All of the data types that are \sbol{TopLevel} are so named because they always appear at the top-most level of the RDF/XML serialization. All other data types will always appear nested within their parent container and, ultimately, some \sbol{TopLevel} object.
For example, a \sbol{ComponentDefinition} is a \sbol{TopLevel} and therefore listed at the top-most level of the RDF/XML serialization, and contains its \sbol{SequenceConstraint} objects, since they are not \sbol{TopLevel}. Its \sbol{Sequence}, however, is also \sbol{TopLevel} and is therefore not nested within and instead linked via a \sbol{URI}.
Each instance of a first-class SBOL data type MAY have annotations attached, as described in \ref{sec:Annotations}. These annotations are composed of a name and a value. They are serialized to RDF as a conceptual triple with the subject being the identity of the instance they annotate, the predicate being the name of the annotation, and the object being the value of that annotation. Annotation values are always nested within the RDF/XML serialization of the instance that they annotate.
For example, a \sbol{ModuleDefinition} might add a DOI annotation that links to the scientific article that first described the system that it represents.
SBOL also supports top-level, user-defined data, again as described in \ref{sec:Annotations}. This is to allow non-standardized but necessary information to be carried around as part of a design. For example, a particular sub-community might have an internal standard for genetic device characterization data sheets.
Such data can be represented as a \sbol{GenericTopLevel} object with internal structured annotations.
For example, each individual data sheet might be contained in its own \sbol{GenericTopLevel} instance.
This custom data is serialized into the RDF/XML in the usual way, as an RDF/XML block at the top level of the file.
Other objects can refer to this entity through their annotations by reference, and this generic top-level entity can refer to other entities via references.
For example, a \sbol{ModuleDefinition} might use an annotation to refer to the data sheet \sbol{GenericTopLevel} that documents its properties.
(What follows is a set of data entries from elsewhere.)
@@ -387,14 +388,16 @@
   }
 }
 
-template <int OP, bool BF16, bool SIG, int SW>
+template <int OP, bool BF16, bool SIG, int SW, int NB = BN_MAX>
 __global__ void __launch_bounds__(kThreadsFor<SW>, 1)
 tc_conv_kernel(const __grid_constant__ CUtensorMap mapA, const __grid_constant__ CUtensorMap mapB, const __grid_constant__ TcParams p) {
+  static_assert(NB == BN_MAX || (NB == kWideBN && OP == kFprop && BF16 && !SIG && SW == 3), "wide tiles: the bf16 fprop SW = 3 instance");
+  constexpr uint32_t kBStage = NB * 128;
   extern __shared__ uint8_t smem_raw[];
   uint8_t* smem = reinterpret_cast<uint8_t*>((reinterpret_cast<uintptr_t>(smem_raw) + 1023) & ~uintptr_t(1023));
   uint8_t* smemA = smem;
   uint8_t* smemB = smem + (size_t)p.stages * kAStageBytes;
-  uint8_t* smemE = smemB + (p.bank_bytes ? (size_t)p.bank_bytes : (size_t)p.stages * kBStageBytes);
+  uint8_t* smemE = smemB + (p.bank_bytes ? (size_t)p.bank_bytes : (size_t)p.stages * kBStage);
   SmemCtl* ctl = reinterpret_cast<SmemCtl*>(smemE + p.epi_bytes);
 
   const int warp = __shfl_sync(0xffffffffu, (int)(threadIdx.x >> 5), 0), lane = threadIdx.x & 31;
@@ -412,7 +415,7 @@
   ptx::pdl_wait();
 
   if (warp > kConsumerWarps) {
-    if constexpr (OP != kWgrad) store_tiles<OP, SIG, SW>(p, ctl, ptx::smem_u32(smemE), warp - kConsumerWarps - 1, lane);
+    if constexpr (OP != kWgrad) store_tiles<OP, SIG, SW, NB>(p, ctl, ptx::smem_u32(smemE), warp - kConsumerWarps - 1, lane);
     return;
   }
   if (warp == kConsumerWarps) {
@@ -467,7 +470,7 @@
               const int tap = tx + p.kx * ty;
               for (int cb = cb0; cb < cb1; cb++) {
                 uint8_t* a = begin_stage();
-                uint8_t* b = smemB + (size_t)stage * kBStageBytes;
+                uint8_t* b = smemB + (size_t)stage * kBStage;
                 if (p.a_merged) {
                   lda5(&mapA, a, 0, cb * p.bk, ch.n[0] >> p.chunk_shift, cX[0] + tx, cY[0] + ty);
                 } else {
@@ -512,7 +515,7 @@
             const int mod = mx[0] >= 0 ? mx[0] + p.modX * my[0] : -1;
             for (int ob = ob0; ob < ob1; ob++) {
               uint8_t* a = begin_stage();
-              uint8_t* b = smemB + (size_t)stage * kBStageBytes;
+              uint8_t* b = smemB + (size_t)stage * kBStage;
               if (p.a_merged) {
                 lda5(&mapA, a, 0, ob * p.bk, ch.n[0] >> p.chunk_shift, mx[0], my[0]);
               } else {
@@ -530,7 +533,7 @@
         const int X = mx * p.sx + p.px + tile.tap % p.kx, Y = my * p.sy + p.py + tile.tap / p.kx;
         for (int ib = 0; ib < p.nbc; ib++) {
           uint8_t* a = begin_stage();
-          uint8_t* b = smemB + (size_t)stage * kBStageBytes;
+          uint8_t* b = smemB + (size_t)stage * kBStage;
           lda5(&mapA, a, ib * p.chunk, mx, my, tile.o_tile * BM, 0);
           lda5(&mapB, b, ib * p.chunk, X, Y, tile.c_tile * p.BN, 0);
           end_stage();
@@ -543,7 +546,7 @@
           for (int mx = 0; mx < p.modX; mx++)
             for (int ib = 0; ib < p.nb; ib++) {
               uint8_t* a = begin_stage();
-              uint8_t* b = smemB + (size_t)stage * kBStageBytes;
+              uint8_t* b = smemB + (size_t)stage * kBStage;
               lda5(&mapA, a, ib * 32, mx, my, tile.o_tile * BM, f);
               for (int c = 0; c < p.x_ct; c++)
                 lda5(&mapB, b + c * c_bytes, ib * 32, mx * p.sx + p.px, my * p.sy + p.py, tile.c_tile * p.x_ct + c, f);
@@ -556,7 +559,7 @@
         if (sp.live_rows == 0 || sp.mx_hi < sp.mx_lo) {
           for (int ib = 0; ib < p.nbc; ib++) {
             uint8_t* a = begin_stage();
-            uint8_t* b = smemB + (size_t)stage * kBStageBytes;
+            uint8_t* b = smemB + (size_t)stage * kBStage;
             lda5(&mapA, a, ib * p.chunk, 0, 0, tile.o_tile * BM, 0);
             lda5(&mapB, b, ib * p.chunk, -1, -1, tile.c_tile * p.BN, 0);
             end_stage();
@@ -570,7 +573,7 @@
               const int X = mx * p.sx + p.px + tx;
               for (int ib = 0; ib < p.nbc; ib++) {
                 uint8_t* a = begin_stage();
-                uint8_t* b = smemB + (size_t)stage * kBStageBytes;
+                uint8_t* b = smemB + (size_t)stage * kBStage;
                 lda5(&mapA, a, ib * p.chunk, mx, my, tile.o_tile * BM, f);
                 lda5(&mapB, b, ib * p.chunk, X, Y, tile.c_tile * p.BN, f);
                 end_stage();
@@ -591,9 +594,9 @@
   for (int t = blockIdx.x; t < p.num_tiles; t += gridDim.x) {
     const Tile tile = decode_tile<OP>(p, t);
     const int nkb = tile_kblocks<OP>(p, tile);
-    float acc[BN_MAX / 8][4];
-#pragma unroll
-    for (int j = 0; j < BN_MAX / 8; j++)
+    float acc[NB / 8][4];
+#pragma unroll
+    for (int j = 0; j < NB / 8; j++)
 #pragma unroll
       for (int e = 0; e < 4; e++) acc[j][e] = 0.f;
 
@@ -607,11 +610,11 @@
       for (int kb = 0; kb < nkb; kb++) {
         ptx::mbar_wait(&ctl->full[stage], phase);
         ptx::wgmma_fence();
-        const uint64_t da = da0 + ((uint32_t)stage * kAStageBytes >> 4), db = db0 + ((uint32_t)stage * kBStageBytes >> 4);
+        const uint64_t da = da0 + ((uint32_t)stage * kAStageBytes >> 4), db = db0 + ((uint32_t)stage * kBStage >> 4);
 #pragma unroll
         for (int ks = 0; ks < 4; ks++) {
           if constexpr (BF16)
-            ptx::wgmma_m64n128k16_bf16<a_mn ? 1 : 0, b_mn ? 1 : 0>(acc, da + (ks * a_step >> 4), db + (ks * b_step >> 4));
+            ptx::wgmma_m64nNk16_bf16<NB, a_mn ? 1 : 0, b_mn ? 1 : 0>(acc, da + (ks * a_step >> 4), db + (ks * b_step >> 4));
           else
             ptx::wgmma_m64n128k8_tf32(acc, da + (ks * a_step >> 4), db + (ks * b_step >> 4));
         }
@@ -644,7 +647,7 @@
       constexpr bool b_mn = (OP == kFprop);
       for (int kb = 0; kb < nkb; kb++) {
         ptx::mbar_wait(&ctl->full[stage], phase);
-        const uint32_t A = sA + (uint32_t)stage * kAStageBytes, B = sB + (uint32_t)stage * kBStageBytes;
+        const uint32_t A = sA + (uint32_t)stage * kAStageBytes, B = sB + (uint32_t)stage * kBStage;
 #pragma unroll
         for (int ks = 0; ks < 4; ks++) {
           const int k0 = ks * 8 + tq, k1 = k0 + 4;
@@ -675,7 +678,7 @@
 #pragma unroll
         for (int e = 0; e < 2; e++) base[h][e] = ptx::smem_u32(smemE) + epi_off(row0 + 8 * h, 2 * tq + e);
 #pragma unroll
-      for (int j = 0; j < BN_MAX / 8; j++) {
+      for (int j = 0; j < NB / 8; j++) {
         if (j * 8 >= p.BN) break;
 #pragma unroll
         for (int h = 0; h < 2; h++)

\twozeroone{As previously stated, XML is the preferred RDF serialization for SBOL files, and these files should use the ".xml" file extension. While any RDF serialization is valid, as the contents of the triples and not their format determine the validity, restriction to XML enhances human ability to classify a document as SBOL easily. Furthermore, documents can be human-examined by using XML formatting tools and syntax highlighters. It should be noted that XML was chosen for no particular reason than the simple fact of its widespread use in the community and by existing libraries. The proposers are aware that many of these benefits apply to several serializations of SBOL. The choice of XML is simply a codification of the existent standard and practice.}
By adopting this paradigm of RDF/XML serialization, SBOL is able to adapt to future changes in the standard without requiring large-scale alterations to the RDF files. Since exactly the same scheme is used to serialize annotations as is used to serialize specification-defined properties and associations, it is possible to update the SBOL standard to recognize a different range of properties and associations. Those properties not recognized by the specification will always be available through the API as annotations. Similarly, by allowing arbitrary top-level entities in a SBOL file, we enable future specifications or extensions to ratify the structure of other top-level objects. These entities would then become part of the explicit data model, but the identical RDF serialization would be used. Applications lacking support for a given extension can safely read in, manipulate, and write out the top-level data that is not understood, treating it as a top-level structured annotation, without data loss or corruption. Finally, the very regimented control of nesting versus referencing also allows the XML structure to be very predictable, enabling XML/DOM-based tooling to work with SBOL RDF/XML files safely.